*WHAT TO DO*
Each entry must be output once more without any change.
━━━ THE DATA ━━━
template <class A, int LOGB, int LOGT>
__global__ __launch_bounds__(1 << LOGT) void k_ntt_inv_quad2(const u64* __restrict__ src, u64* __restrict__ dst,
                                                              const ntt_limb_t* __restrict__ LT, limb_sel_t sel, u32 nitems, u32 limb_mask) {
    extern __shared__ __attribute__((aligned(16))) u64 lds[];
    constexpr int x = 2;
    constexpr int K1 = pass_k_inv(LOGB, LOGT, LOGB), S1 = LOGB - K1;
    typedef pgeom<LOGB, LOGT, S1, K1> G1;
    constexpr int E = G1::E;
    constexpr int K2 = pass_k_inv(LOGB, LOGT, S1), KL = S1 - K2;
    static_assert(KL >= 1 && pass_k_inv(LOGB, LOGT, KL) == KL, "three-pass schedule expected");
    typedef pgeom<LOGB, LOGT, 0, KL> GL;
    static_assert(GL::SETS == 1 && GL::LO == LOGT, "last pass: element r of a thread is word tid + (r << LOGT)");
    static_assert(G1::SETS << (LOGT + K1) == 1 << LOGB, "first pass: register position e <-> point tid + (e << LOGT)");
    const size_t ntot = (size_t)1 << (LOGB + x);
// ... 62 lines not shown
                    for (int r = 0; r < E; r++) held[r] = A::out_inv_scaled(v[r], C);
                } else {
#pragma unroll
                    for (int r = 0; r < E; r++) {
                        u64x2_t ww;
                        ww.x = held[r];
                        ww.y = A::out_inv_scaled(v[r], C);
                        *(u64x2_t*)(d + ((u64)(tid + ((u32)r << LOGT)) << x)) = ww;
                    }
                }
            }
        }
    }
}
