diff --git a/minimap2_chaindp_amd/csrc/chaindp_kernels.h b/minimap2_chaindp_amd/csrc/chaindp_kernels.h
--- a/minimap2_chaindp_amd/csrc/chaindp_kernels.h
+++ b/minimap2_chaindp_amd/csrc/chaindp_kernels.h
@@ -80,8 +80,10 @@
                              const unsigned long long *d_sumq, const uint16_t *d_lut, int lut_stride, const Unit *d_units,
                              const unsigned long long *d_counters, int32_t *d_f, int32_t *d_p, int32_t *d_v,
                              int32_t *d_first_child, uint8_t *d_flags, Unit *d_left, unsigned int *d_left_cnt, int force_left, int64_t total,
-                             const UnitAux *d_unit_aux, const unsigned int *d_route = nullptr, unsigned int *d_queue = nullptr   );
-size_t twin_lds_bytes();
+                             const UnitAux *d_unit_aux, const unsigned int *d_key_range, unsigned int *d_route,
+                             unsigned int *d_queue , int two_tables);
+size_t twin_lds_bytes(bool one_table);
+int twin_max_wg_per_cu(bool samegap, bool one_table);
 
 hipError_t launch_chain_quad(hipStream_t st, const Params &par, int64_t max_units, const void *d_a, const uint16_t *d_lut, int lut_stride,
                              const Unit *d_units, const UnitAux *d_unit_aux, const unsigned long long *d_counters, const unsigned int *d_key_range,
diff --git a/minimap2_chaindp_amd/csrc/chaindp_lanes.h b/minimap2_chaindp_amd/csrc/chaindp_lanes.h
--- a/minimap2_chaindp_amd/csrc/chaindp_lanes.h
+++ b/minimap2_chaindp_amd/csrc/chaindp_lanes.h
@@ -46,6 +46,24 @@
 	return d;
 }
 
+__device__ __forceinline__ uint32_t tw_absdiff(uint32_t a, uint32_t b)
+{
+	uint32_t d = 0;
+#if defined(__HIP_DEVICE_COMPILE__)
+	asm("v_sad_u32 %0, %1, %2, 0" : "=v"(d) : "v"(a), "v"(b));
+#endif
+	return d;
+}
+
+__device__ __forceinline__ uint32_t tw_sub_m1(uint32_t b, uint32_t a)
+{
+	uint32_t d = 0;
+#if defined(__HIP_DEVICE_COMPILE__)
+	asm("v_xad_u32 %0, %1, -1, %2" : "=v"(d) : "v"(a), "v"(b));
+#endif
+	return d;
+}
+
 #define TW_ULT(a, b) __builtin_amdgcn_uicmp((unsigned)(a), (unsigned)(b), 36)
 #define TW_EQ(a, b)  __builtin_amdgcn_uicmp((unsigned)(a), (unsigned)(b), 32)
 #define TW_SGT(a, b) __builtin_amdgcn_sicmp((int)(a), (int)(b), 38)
━━━
*RESULT FOR THIS TASK*
template <class A, int LOGB, int LOGT>
__global__ __launch_bounds__(1 << LOGT) void k_ntt_inv_quad2(const u64* __restrict__ src, u64* __restrict__ dst,
                                                              const ntt_limb_t* __restrict__ LT, limb_sel_t sel, u32 nitems, u32 limb_mask) {
    extern __shared__ __attribute__((aligned(16))) u64 lds[];
    constexpr int x = 2;
    constexpr int K1 = pass_k_inv(LOGB, LOGT, LOGB), S1 = LOGB - K1;
    typedef pgeom<LOGB, LOGT, S1, K1> G1;
    constexpr int E = G1::E;
    constexpr int K2 = pass_k_inv(LOGB, LOGT, S1), KL = S1 - K2;
    static_assert(KL >= 1 && pass_k_inv(LOGB, LOGT, KL) == KL, "three-pass schedule expected");
    typedef pgeom<LOGB, LOGT, 0, KL> GL;
    static_assert(GL::SETS == 1 && GL::LO == LOGT, "last pass: element r of a thread is word tid + (r << LOGT)");
    static_assert(G1::SETS << (LOGT + K1) == 1 << LOGB, "first pass: register position e <-> point tid + (e << LOGT)");
    const size_t ntot = (size_t)1 << (LOGB + x);
// ... 62 lines not shown
                    for (int r = 0; r < E; r++) held[r] = A::out_inv_scaled(v[r], C);
                } else {
#pragma unroll
                    for (int r = 0; r < E; r++) {
                        u64x2_t ww;
                        ww.x = held[r];
                        ww.y = A::out_inv_scaled(v[r], C);
                        *(u64x2_t*)(d + ((u64)(tid + ((u32)r << LOGT)) << x)) = ww;
                    }
                }
            }
        }
    }
}
diff --git a/minimap2_chaindp_amd/csrc/chaindp_kernels.h b/minimap2_chaindp_amd/csrc/chaindp_kernels.h
--- a/minimap2_chaindp_amd/csrc/chaindp_kernels.h
+++ b/minimap2_chaindp_amd/csrc/chaindp_kernels.h
@@ -80,8 +80,10 @@
                              const unsigned long long *d_sumq, const uint16_t *d_lut, int lut_stride, const Unit *d_units,
                              const unsigned long long *d_counters, int32_t *d_f, int32_t *d_p, int32_t *d_v,
                              int32_t *d_first_child, uint8_t *d_flags, Unit *d_left, unsigned int *d_left_cnt, int force_left, int64_t total,
-                             const UnitAux *d_unit_aux, const unsigned int *d_route = nullptr, unsigned int *d_queue = nullptr   );
-size_t twin_lds_bytes();
+                             const UnitAux *d_unit_aux, const unsigned int *d_key_range, unsigned int *d_route,
+                             unsigned int *d_queue , int two_tables);
+size_t twin_lds_bytes(bool one_table);
+int twin_max_wg_per_cu(bool samegap, bool one_table);
 
 hipError_t launch_chain_quad(hipStream_t st, const Params &par, int64_t max_units, const void *d_a, const uint16_t *d_lut, int lut_stride,
                              const Unit *d_units, const UnitAux *d_unit_aux, const unsigned long long *d_counters, const unsigned int *d_key_range,
diff --git a/minimap2_chaindp_amd/csrc/chaindp_lanes.h b/minimap2_chaindp_amd/csrc/chaindp_lanes.h
--- a/minimap2_chaindp_amd/csrc/chaindp_lanes.h
+++ b/minimap2_chaindp_amd/csrc/chaindp_lanes.h
@@ -46,6 +46,24 @@
 	return d;
 }
 
+__device__ __forceinline__ uint32_t tw_absdiff(uint32_t a, uint32_t b)
+{
+	uint32_t d = 0;
+#if defined(__HIP_DEVICE_COMPILE__)
+	asm("v_sad_u32 %0, %1, %2, 0" : "=v"(d) : "v"(a), "v"(b));
+#endif
+	return d;
+}
+
+__device__ __forceinline__ uint32_t tw_sub_m1(uint32_t b, uint32_t a)
+{
+	uint32_t d = 0;
+#if defined(__HIP_DEVICE_COMPILE__)
+	asm("v_xad_u32 %0, %1, -1, %2" : "=v"(d) : "v"(a), "v"(b));
+#endif
+	return d;
+}
+
 #define TW_ULT(a, b) __builtin_amdgcn_uicmp((unsigned)(a), (unsigned)(b), 36)
 #define TW_EQ(a, b)  __builtin_amdgcn_uicmp((unsigned)(a), (unsigned)(b), 32)
 #define TW_SGT(a, b) __builtin_amdgcn_sicmp((int)(a), (int)(b), 38)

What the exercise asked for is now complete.